• **PROBLEM DETAILS**:
What appears in the data must be reproduced exactly.

• **PROVIDED DATA**:
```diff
@@ -2601,6 +2635,12 @@
   return NGRAVS_OK;
 }
 
+int walk_run(ngravs_ctx *c)
+{
+  const int rc = walk_enqueue(c);
+  return rc ? rc : walk_complete(c);
+}
+
 int walk_finish(ngravs_ctx *c)
 {
   const int bs = 256;
```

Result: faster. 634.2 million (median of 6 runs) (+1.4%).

• **ANSWER BOX**:
```diff
@@ -2601,6 +2635,12 @@
   return NGRAVS_OK;
 }
 
+int walk_run(ngravs_ctx *c)
+{
+  const int rc = walk_enqueue(c);
+  return rc ? rc : walk_complete(c);
+}
+
 int walk_finish(ngravs_ctx *c)
 {
   const int bs = 256;
```

Result: faster. 634.2 million (median of 6 runs) (+1.4%).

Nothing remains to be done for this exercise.